Williams's engineers had located their embryo canal unwisely. At its head, a strong eddy set the current away from the bank, rendering difficult the coaxing of a large body of water into it if it were completed; while its lower terminus was commanded by the batteries of Vicksburg — a serious drawback upon its prospective usefulness. Still, it was judged expedient to complete this, rather than commence a new one; and the river was rising so fast, under the stimulus of incessant rains (which by no means increased the attractiveness to our soldiers of digging up the mire and though clay), that it was confidently expected soon to obliterate all traces of our engineering blunders.
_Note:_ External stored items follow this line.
# NeuroDiffGym/neurodiffeq

Hardware: AMD Instinct MI355X
Metric: collocation-points/sec (residual+bwd), 2D Laplace 65k pts, 1/2/4/8 GPU (higher is better)
Workload: dtype f32; 1 GPU; C2: Solver2D 2D Laplace, DirichletBVP2D, FCNN(2-32-32-1, tanh), Generator2D 256x256 = 65536 noisy-grid points per GPU per step, Adam(1e-3), run_train_epoch() with n_batches_train=1, n_batches_valid=0; points_per_gpu=65536, global_batch=65536, parallelism=dp1 (shard-by-batch, one all-reduce of [P+1] fp32 per step), allreduce=none (single process), inputs=pre-sampled in the reference's RNG order, resident in HBM

## Files before the change

__graft_entry__.py:

```python
import os
import sys

ROOT = os.path.dirname(os.path.abspath(__file__))
if ROOT not in sys.path:
    sys.path.insert(0, ROOT)


def build():
    from neurodiffeq_amd import _hipcc
    with _hipcc.deferred():
        built = _build_all()
    from neurodiffeq_amd import codegen
    for f in ([] if os.environ.get("NDQ_BUILD_NO_PRUNE") else os.listdir(codegen.JIT_DIR)):
        path = os.path.join(codegen.JIT_DIR, f)
        if path not in built and os.path.splitext(path)[0] + ".so" not in built:
            if os.path.isdir(path):
                import shutil
                shutil.rmtree(path, ignore_errors=True)
            else:
                os.remove(path)
    missing = [b for b in built if not os.path.exists(b)]
    assert not missing, f"build() did not produce {missing}"


# ... 34 lines not shown
        systems.append((name, nets, conds, pde, z.n_coords, None))
    pde, conds = zoo.spherical_solver_problem()
    systems.append(("spherical-default", [FCNN(3, 1)], conds, pde, 3, None))
    from neurodiffeq_amd import diff
    from neurodiffeq_amd.conditions import IVP
    losses = {}
    for name, kind in (("helmholtz_xy", "l1"), ("stokes_like", "l1"), ("stokes_like", "infinity"), ("pendulum", "infinity")):
        z = zoo.build(name)
        nets, conds, pde = z.product()
        systems.append((f"{name}/{kind}", nets, conds, pde, z.n_coords, None))
        losses[f"{name}/{kind}"] = kind
    systems.append(("default-ode/l1", [FCNN(1, 1)], [IVP(0.0, 1.0)], lambda u, t: [diff(u, t) + u], 1, None))
    losses["default-ode/l1"] = "l1"
    systems.append(("default-ode", [FCNN(1, 1)], [IVP(0.0, 1.0)], lambda u, t: [diff(u, t) + u], 1, None))
    from neurodiffeq_amd.solvers import sobolev_equations
    lv = lambda u, v, t: [diff(u, t) - (u - u * v), diff(v, t) - (u * v - v)]
    for semi in (False, True):
        systems.append((f"lotka-volterra/h1{' semi' if semi else ''}", [FCNN(1, 1), FCNN(1, 1)], [IVP(0.0, 1.5), IVP(0.0, 1.0)],
                        sobolev_equations(lv, 2, semi), 1, None))
    from neurodiffeq_amd.conditions import NoCondition
    systems.append(("helmholtz/h1", [FCNN(2, 1)], [NoCondition()],
                    sobolev_equations(lambda u, x, y: [diff(u, x, order=2) + diff(u, y, order=2) - u], 1, False), 2, None))
    for name in ("shell", "poisson3d", "hessian3d", "pendulum", "shape_48x2", "shape_32x3"):
        z = zoo.build(name)
        nets, conds, pde = z.product()
        systems.append((f"{name}/group", nets, conds, pde, z.n_coords, None))
    import warnings
    shared = FCNN(1, 2, hidden_units=(32, 32))
    sconds = [IVP(0.0, 1.5), IVP(0.0, 1.0)]
    with warnings.catch_warnings():
        warnings.simplefilter("ignore")
        sconds[0].set_impose_on(0)
        sconds[1].set_impose_on(1)
    systems.append(("shared-net", [shared, shared], sconds, lv, 1, None))
    from functools import partial
    from neurodiffeq_amd.networks import Resnet, Swish
    c4 = configs.make("c4", 8)
    systems.append(("c4/resnet", [Resnet(1, 25, hidden_units=(32, 32))], c4["conds"], configs.fused_equations(c4),
                    configs.n_coords(c4), configs.func_val(c4)))
    c2 = configs.make("c2", 8)
    systems.append(("c2/swish-trainable", [FCNN(2, 1, hidden_units=(32, 32), actv=partial(Swish, trainable=True))], c2["conds"],
                    configs.fused_equations(c2), configs.n_coords(c2), configs.func_val(c2)))
    c2n, c3n = configs.make("c2", 8), configs.make("c3", 8)
    systems.append(("c2/nolap", c2n["nets"], c2n["conds"], configs.fused_equations(c2n), 2, None))
    systems.append(("c2/columns", c2n["nets"], c2n["conds"],
                    lambda u, x, y: [diff(u, x), diff(u, y), diff(u, x, order=2), diff(u, y, order=2)], 2, None))
    systems.append(("c3/columns", c3n["nets"], c3n["conds"],
                    lambda u, x, y: [diff(u, x), diff(u, y), diff(u, x, order=2)], 2, None))
    for name in ("inv1", "inv2"):
        torch.manual_seed(0)
        icfg = configs.make_inverse(name)
        systems.append((name, icfg["nets"], icfg["conds"], icfg["pde"], 2 if name == "inv1" else 1, None))
    from tests import sampler_table_problems
    for axes in (2, 4):
        torch.manual_seed(0)
        tcfg = sampler_table_problems.bundle_problem(axes)
        systems.append((f"table-bundle-{axes}", tcfg["nets"], tcfg["conds"], tcfg["pde"], axes, None))
    csolver, ccfg = configs.make_custom_loss_solver(16)
    systems.append(("custom-loss", ccfg["nets"], ccfg["conds"], ccfg["pde"], 2, None))
    losses["custom-loss"] = lambda r, f, x: csolver.loss_fn(r, f, x) + csolver.additional_loss(r, f, x)
    metrics = {"custom-loss": list(csolver.metrics_fn.values())}
    for name, nets, conds, pde, nc, cfv in systems:
        os.environ.pop("NDQ_FUSE_GROUP", None)
        os.environ.pop("NDQ_NO_LAP", None)
        if name.endswith("/group"):
            os.environ["NDQ_FUSE_GROUP"] = "1"
        if name.endswith("/nolap"):
            os.environ["NDQ_NO_LAP"] = "1"
        program, descs = trace_system(nets, conds, pde, nc, compute_func_val=cfv, loss=losses.get(name, "l2"),
                                      metrics=metrics.get(name, ()))
        so = codegen.build(program)
        built.add(so)
        print("built", so, f"({name}: {len(program.symbols)} stream symbols, {len(program.order)} nodes)", flush=True)
        if codegen.can_fuse(program, descs):
            so = codegen.build_fused(program, descs[0])
            built.add(so)
            print("built", so, f"({name}: single-launch fused closure, {len(nets)} network(s))", flush=True)
            if name in ("c2", "pendulum", "advection", "helmholtz_xy", "sigmoid_mixed") and codegen.fuse_mode(program, descs) == "tile":
                so = codegen.build_fused(program, descs[0], threads=512)
                built.add(so)
                print("built", so, f"({name}: 8-wave build of the closure kernel)", flush=True)
    os.environ.pop("NDQ_FUSE_GROUP", None)
    os.environ.pop("NDQ_NO_LAP", None)
    f64_systems = []
    for name, size in (("c1", 8), ("c2", 8), ("c3", 8)):
        torch.manual_seed(0)
        cfg = configs.make(name, size)
        if name == "c3":
            cfg["nets"] = [FCNN(2, 1, hidden_units=(32, 32, 32))]
        f64_systems.append((name, cfg["nets"], cfg["conds"], configs.fused_equations(cfg), configs.n_coords(cfg), configs.func_val(cfg)))
    for name in ("pendulum", "helmholtz_xy", "stokes_like", "sigmoid_mixed", "kdv", "resnet_laplace", "swish_tr_laplace",
                 "aptx_tr_resnet", "shape_20x3", "mono_ode", "ensemble_lv", "shape_48x2", "shape_64x2"):
        z = zoo.build(name)
        nets, conds, pde = z.product()
        f64_systems.append((name, nets, conds, pde, z.n_coords, None))
    for name in ("c1", "c2", "c4", "w1", "w2", "w3", "w4", "w5", "w6", "w7", "w8", "w9", "w10", "w11", "w12", "w13", "w14", "w15",
                 "w16", "w17"):
        torch.manual_seed(0)
        cfg = configs.make(name, {"c1": 64, "c2": 16, "c4": 96}.get(name))
        f64_systems.append((name + "/golden", cfg["nets"], cfg["conds"], configs.fused_equations(cfg), configs.n_coords(cfg),
                            configs.func_val(cfg)))
    for name, nets, conds, pde, nc, cfv in f64_systems:
        for net in nets:
            net.double()
        program, descs = trace_system(nets, conds, pde, nc, compute_func_val=cfv, f64=True)
        so = codegen.build(program, f64=True)
        built.add(so)
        print("built", so, f"({name}: fp64 pointwise kernel)", flush=True)
        if codegen.can_fuse_f64(program, descs):
            so = codegen.build_fused(program, descs[0], f64=True)
            built.add(so)
            print("built", so, f"({name}: fp64 single-launch closure)", flush=True)
    from neurodiffeq_amd import autograd_ops
    for name in ("c1", "c2", "c3", "c4", "c5"):
        for net in configs.make(name, 8)["nets"][:1]:
            for order in (0, 1, 2):
                assert autograd_ops._spec_for(net, order) is not None, (name, order)
    for net in (FCNN(3, 2, hidden_units=(32, 32)), FCNN(1, 1), FCNN(3, 1)):
        for order in (0, 2):
            assert autograd_ops._spec_for(net, order) is not None
    for net in (FCNN(1, 1), FCNN(2, 1)):
        assert autograd_ops._spec_for(net, 3) is not None
    for L64 in (_lib.lib64(),):
        for sym in _lib.EXPORTS64:
            getattr(L64, sym)
    for d, act, n_out, order in ((2, 0, 3, 1), (3, 0, 1, 2), (1, 2, 1, 3), (2, 1, 1, 0), (1, 0, 1, 0), (2, 0, 1, 0)):
        assert codegen.ensure_mlp_kernels(autograd_ops._desc(d, order, 32, 2, act, n_out), f64=True), (d, act, n_out, order)
    for args in ((1, 1, 1, 32, 2, 1, 1, 0, 0, 1), (2, 1, 7, 32, 2, 0, 1, 0, 0, 15), (2, 1, 1, 32, 2, 0, 1, 0, 0, 1),
                 (2, 1, 5, 64, 3, 0, 1, 0, 0, 9), (1, 1, 1, 32, 2, 2, 2, 0, 0, 1), (3, 1, 22, 32, 2, 0, 1, 0, 0, 16)):
        assert codegen.ensure_mlp_kernels(_lib.MlpDesc(*args)), args
    assert codegen.ensure_mlp_kernels(autograd_ops._desc(2, 4, 32, 2, 0, 1)), "order-4 stream set of the autograd seam"
    from tests import test_gpu_parity as gp
    gp.ARCH.update(gp.ARCH_T4)
    try:
        for name in gp.ARCH_T4:
            assert codegen.ensure_mlp_kernels(gp._desc(name)), name
    finally:
        for name in gp.ARCH_T4:
            gp.ARCH.pop(name, None)
    from tests import test_gpu_netfamily as nf
    from tests import test_gpu_wide as wd
    ext_descs = [nf._desc(name) for name in nf.CASES]
    for shape in wd.SHAPES:
        ext_descs.append(wd.shape_desc(shape)[0])
    with _hipcc.deferred():
        for desc in ext_descs:
            if not L.ndq_mlp_supported(ctypes.byref(desc)) and codegen.mlp_ext_allowed(desc):
                codegen.build_mlp_ext(desc)
    for name in nf.CASES:
        assert codegen.ensure_mlp_kernels(nf._desc(name)), name
    from tests import test_gpu_wide as wd
    for shape in wd.SHAPES:
        assert codegen.ensure_mlp_kernels(wd.shape_desc(shape)[0]), shape
    built |= {ext._name for ext in codegen._MLP_EXT.values() if ext is not None}
    if os.path.isdir("/root/reference/neurodiffeq"):
        subprocess.run(["bash", os.path.join(ROOT, "oracle", "make_ref.sh")], check=True)
    return built


def smoke():
    import numpy as np
    import torch
    from oracle import autograd_ref as R
    from tests import configs
    assert torch.cuda.is_available(), "smoke() needs cuda:0"
    torch.cuda.set_device(0)
# ... 24 lines not shown
```

include/ndq.h:

```cpp
#ifndef NDQ_H
#define NDQ_H
#include <stddef.h>
#ifdef __cplusplus
extern "C" {
#endif
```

As there was daily increasing peril that it would drown out our camps, compelling our men to reembark, the excavated earth was all thrown up on the west side, forming an embankment in front of our camps, between them and Vicksburg. Thus the work was proceeding vigorously and hopefully, when2 the swelling flood of the Mississippi — now eight feet above the bottom of the canal — broke over the precautionary dam erected across its head, and at once poured in a flood which filled the embryo internal improvement in a few minutes, burying myriads of implements, and constraining the diggers to run for their lives. Several regiments, quartered in exposed positions, were obliged to move their tents and furniture with remarkable celerity; while some companies were isolated from our main body, and had to be ferried across the new lagoon to rejoin it. The embankment of the Vicksburg and Shreveport Railroad arrested the progress of the inundation northward; and our soldiers stationed below were required to more their tents to the ground above that embankment. And now, after some days' consideration and hesitating effort, it was decided that the canal was an abortion — the Father of Waters having paralyzed it by his veto; while the batteries of Vicksburg frowned grimly, defiantly as ever.

Ere this, Gen. Grant--having more hands than work — had had a channel cut from the Mississippi, some 40 to 50 miles above, into Lake Providence; whence there was a continuous water-way, through bayous Baxter and Macon, into the Tensas, and thus into the Mississippi far below Vicksburg, as also into the Washita and Red rivers; while another side-cut, leaving the great river near Milliken's Bend, communicated, through a net-work of bayous and connecting streams, with the eastern (shorter) branch of the Tensas, and thence, through a similar net-work, regained the lower Mississippi near New Carthage. This one had actually been made so far available, by the help of dredge-boats, that a small

1 Jan. 22.

2 March 8.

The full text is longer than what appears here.